- **Task objective**: Below are the records. List every line holding the word "HIPCHK".

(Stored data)
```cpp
struct PgArgs {
    int m, n, MP, CH, R9, k, kmax, npool_old;
    const int *colptr, *rowidx; const double *val, *q; const int8_t *btype; const int *pos_row;
    const int *bcp0, *bci0; const double *bcv0;
    const int *eo_pb, *eo_K, *eo_off, *eo_etap, *eo_etaoff, *eo_eidx; const double *eo_evals;
    const int *head0, *heads;
    const int *src_row;
    const int *gheads;
    int a0;
    double *amax;
    int *nzc, *keptc;
    int *nztot;
    const long long *inter_off;
    int *inter_row; double *inter_val;
    int *rowcnt, *erowcnt;
    int *tot;
    int *valid;
    long long sc_cap;
    int *sc_row, *sc_off; double *sc_val;
};
struct PgFill {
    int P0, P;
    const int *map;
    const int *off;
    int sel_total;
// ... 19 lines not shown
    int N, k, npool;
    const double *dv;
    const double *kcoef;
    const float *cinf;
    const int *sptr, *send;
    const int2 *rec;
    int *pick;
    float cw;
    float *key;
    float *pkey; int *ppick;
};
struct PoolRefineParams {
    int N, k, ncand;
    const double *dv, *kcoef;
    const float *cinf;
    const int *sptr, *send;
    const int2 *rec;
    const int *order, *cand;
    int *pick;
    const float *key;
    float cw;
    float *pkey; int *pci;
};
hipError_t launch_pool_refine(const PoolRefineParams &p, hipStream_t s);
size_t pool_select_lds_bytes(int k);
int pool_select_split(int N, int npool);
int pool_refine_split(int N, int ncand);
hipError_t sort_by_pool(const int *pick, int *order, int N, int npool, void *tmp, size_t *tmp_bytes, hipStream_t s);
hipError_t launch_pool_select(const PoolSelParams &p, hipStream_t s);
size_t hyper_lds_bytes(int R, int C, int kmax, int k);
int hyper_rows_per_lane(int m);
int hyper_cols_per_lane(int ncols);
hipError_t launch_hyper(int R, int C, const HyperParams &p, int nblocks, size_t lds, hipStream_t s);
int hyper_max_blocks_per_cu(int R, int C, int kmax, int k);


struct SampleParams {
    int N, k;
    unsigned long long seed, first_index;
    const int *kind;
    const int *off;
    const double *val, *prob;
    const double *p0, *p1;
    const double *tmpl;
    double *out;
};
hipError_t launch_sample(const SampleParams &S, hipStream_t st);

struct HostLP {
    int m = 0, n = 0;
    std::vector<int> colptr, rowidx;
    std::vector<double> val, q;
    std::vector<char> sense;
};
bool dense_inverse(int m, const std::vector<double> &A, std::vector<double> &Ainv);
void basis_matrix(const HostLP &L, const std::vector<int> &head, std::vector<double> &B);
int setup_solve(const HostLP &L, const std::vector<double> &b, std::vector<int> &head, double &obj,
                int &iters, std::string &err);
double basis_dual_infeasibility(const HostLP &L, const std::vector<int> &head,
                                const std::vector<double> &Binv, std::vector<double> &pi0);
void compose_binv(int m, const std::vector<int> &rptr0, const std::vector<int> &rcol0, const std::vector<double> &rval0,
                  int K, const int *etap, const int *etaoff, const int *eidx, const double *evals, std::vector<int> &rptr,
                  std::vector<int> &rcol, std::vector<double> &rval);
double sparse_dual_infeasibility(const HostLP &L, const std::vector<int> &head, const std::vector<double> &pi0);
double sparse_basis_residual(const HostLP &L, const std::vector<int> &head, const std::vector<int> &rptr,
                             const std::vector<int> &rcol, const std::vector<double> &rval, int probes);
// ... 12 lines not shown
```

Before: 16.19 million.

## Precompute queue records and pipeline next-subproblem claim and prefetch in hyper LP kernel

Adds a small kernel that packs each queue position's scenario index and pool pick into an int2 record, so the LP kernel reads one record instead of chasing order then pool_pick. The hyper kernel now claims the work item two steps ahead and prefetches the next basis's kslot row into LDS. It also loads xbase, hb0, d0 and basic0 before the ELL x_B update, and rewrites that update with branch-free predicated loads separated by sched barriers. Output writes are batched through readfirstlane'd pointers, and a TWOSD_DEBUG ELL-width report is added. The extra launch and more live registers may hurt occupancy.

```diff
diff --git a/sqlp_amd/csrc/api.hip b/sqlp_amd/csrc/api.hip
--- a/sqlp_amd/csrc/api.hip
+++ b/sqlp_amd/csrc/api.hip
@@ -259,7 +259,7 @@
     dfree(c->d_xbase); dfree(c->d_queue); dfree(c->d_lpstats);
     dfree(c->d_obj); dfree(c->d_pi); dfree(c->d_pi_rep); dfree(c->d_y); dfree(c->d_status); dfree(c->d_iters); dfree(c->d_ops); dfree(c->d_etan);
     dfree(c->d_dvtmp);
-    dfree(c->d_bnnz); dfree(c->d_sel_cinf); dfree(c->d_sel_ptr); dfree(c->d_sel_code); c->sel_code_cap = 0; dfree(c->d_head_out); dfree(c->d_pool_pick); dfree(c->d_cpick); dfree(c->d_order); dfree(c->d_sort_tmp);
+    dfree(c->d_bnnz); dfree(c->d_sel_cinf); dfree(c->d_sel_ptr); dfree(c->d_sel_code); c->sel_code_cap = 0; dfree(c->d_head_out); dfree(c->d_pool_pick); dfree(c->d_cpick); dfree(c->d_order); dfree(c->d_sort_tmp); dfree(c->d_qrec); c->qrec_cap = 0;
     dfree(c->d_cand); dfree(c->d_sel_key); dfree(c->d_sel_pkey); dfree(c->d_sel_ppick); c->sel_pcap = 0; c->key_cap = 0; c->pool_l1 = c->pool_ncand = 0; c->order_cap = 0; c->sort_tmp_bytes = 0; c->head_cap = 0; c->pick_cap = 0; c->pool.clear();
     dfree(c->d_dist_kind); dfree(c->d_dist_off); dfree(c->d_dist_val); dfree(c->d_dist_prob); dfree(c->d_dist_p0);
     dfree(c->d_dist_p1); dfree(c->d_dist_tmpl); c->has_dist = false;
@@ -2233,14 +2233,39 @@
             }
             H.pool_pick = c->d_pool_pick;
         }
+        if (!list && c->d_kslot && getenv("TWOSD_DEBUG")) {
+            std::vector<int> ks((size_t)H.npool * (R + 1));
+            HIPCHK(hipMemcpy(ks.data(), c->d_kslot, sizeof(int) * ks.size(), hipMemcpyDeviceToHost));
+            std::vector<int> ws(H.npool);
+            double mean = 0;
+            for (int p = 0; p < H.npool; ++p) {
+                int w = 0;
+                for (int t = 0; t < R; ++t) w = std::max(w, ks[(size_t)p * (R + 1) + t + 1] - ks[(size_t)p * (R + 1) + t]);
+                ws[p] = w;
+                mean += w;
+            }
+            std::sort(ws.begin(), ws.end());
+            fprintf(stderr, "LP start: ELL width w over %d bases: min %d, median %d, mean %.2f, p90 %d, max %d\n", H.npool, ws.front(),
+                    ws[ws.size() / 2], mean / H.npool, ws[ws.size() * 9 / 10], ws.back());
+        }
         HIPCHK(hipEventRecord(c->ev[0], c->stream));
+        const int *order = nullptr;
         if (list) {
-            H.order = o.d_list;
+            order = o.d_list;
         } else if (H.npool > 1) {
             if ((rc = select_pool(c, d_dv, N, c->d_pool_pick, 0))) return rc;
-            H.order = c->d_order;
+            order = c->d_order;
         }
         HIPCHK(hipEventRecord(c->ev[2], c->stream));
+        if (order || H.npool > 1) {
+            if ((size_t)NL > c->qrec_cap) {
+                const size_t cap = std::max<size_t>(NL, 1024);
+                if ((rc = dalloc(&c->d_qrec, cap))) return rc;
+                c->qrec_cap = cap;
+            }
+            HIPCHK(launch_queue_records(order, H.npool > 1 ? c->d_pool_pick : nullptr, c->d_qrec, NL, c->stream));
+            H.qrec = c->d_qrec;
+        }
         HIPCHK(launch_hyper(R, CH, H, nblocks, hyper_lds_bytes(R, CH, kmax, c->k), c->stream));
         HIPCHK(hipEventRecord(c->ev[1], c->stream));
         HIPCHK(hipStreamSynchronize(c->stream));
diff --git a/sqlp_amd/csrc/lp_hyper.hip b/sqlp_amd/csrc/lp_hyper.hip
--- a/sqlp_amd/csrc/lp_hyper.hip
+++ b/sqlp_amd/csrc/lp_hyper.hip
@@ -208,21 +208,42 @@
     const int G = CP.qgroups;
     const int g0 = blockIdx.x % G;
     int gt = 0;
+    int q_lo = 0, q_hi = 0;
     auto group_of = [&](int gi) { return g0 + gi < G ? g0 + gi : g0 + gi - G; };
+    auto range_set = [&]() {
+        const int g = group_of(gt);
+        q_lo = (int)(((long long)P.N * g) / G);
+        q_hi = (int)(((long long)P.N * (g + 1)) / G);
+    };
+    auto claim_issue = [&]() -> int {
+        int t = 0;
+        if (lane == 0 && gt < G) t = atomicAdd(CP.queue + group_of(gt) * kQueueStride, 1);
+        return t;
+    };
     auto claim_sync = [&]() -> int {
         for (; gt < G; ++gt) {
-            const int g = group_of(gt);
-            const int lo = (int)(((long long)P.N * g) / G), hi = (int)(((long long)P.N * (g + 1)) / G);
-            int t = 0;
-            if (lane == 0) t = atomicAdd(CP.queue + g * kQueueStride, 1);
-            t = __builtin_amdgcn_readfirstlane(__shfl(t, 0));
-            if (lo + t < hi) return lo + t;
+            range_set();
+            const int t = __builtin_amdgcn_readfirstlane(claim_issue());
+            if (q_lo + t < q_hi) return q_lo + t;
         }
         return -1;
     };
+    auto claim_resolve = [&](int t_claim) -> int {
+        if (gt >= G) return -1;
+        const int t = __builtin_amdgcn_readfirstlane(t_claim);
+        if (q_lo + t < q_hi) return q_lo + t;
+        ++gt;
+        return claim_sync();
+    };
     int q_nx = claim_sync();
-    int s_nx = q_nx < 0 ? -1 : (CP.order ? __builtin_amdgcn_readfirstlane(CP.order[q_nx]) : q_nx);
-    int pb_nx = (s_nx >= 0 && CP.npool > 1) ? __builtin_amdgcn_readfirstlane(CP.pool_pick[s_nx]) : 0;
+    int q_n2 = q_nx >= 0 ? claim_resolve(claim_issue()) : -1;
+    int s_nx = q_nx, pb_nx = 0;
+    if (q_nx >= 0 && CP.qrec) {
+        const int2 rc = CP.qrec[q_nx];
+        s_nx = __builtin_amdgcn_readfirstlane(rc.x);
+        pb_nx = __builtin_amdgcn_readfirstlane(rc.y);
+    }
+    if (q_nx >= 0 && lane <= R) lsti[lane] = CP.kslot[pb_nx * (R + 1) + lane];
     auto dv_fill = [&](int sn) {
         const double *dvs = CP.dv + (size_t)sn * P.k;
         for (int e = lane; e < P.k; e += 64) dvl[e] = CP.kcoef[e] * dvs[e];
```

- **Task solution**:
+            HIPCHK(hipMemcpy(ks.data(), c->d_kslot, sizeof(int) * ks.size(), hipMemcpyDeviceToHost));
         HIPCHK(hipEventRecord(c->ev[0], c->stream));
         HIPCHK(hipEventRecord(c->ev[2], c->stream));
+            HIPCHK(launch_queue_records(order, H.npool > 1 ? c->d_pool_pick : nullptr, c->d_qrec, NL, c->stream));
         HIPCHK(launch_hyper(R, CH, H, nblocks, hyper_lds_bytes(R, CH, kmax, c->k), c->stream));
         HIPCHK(hipEventRecord(c->ev[1], c->stream));
         HIPCHK(hipStreamSynchronize(c->stream));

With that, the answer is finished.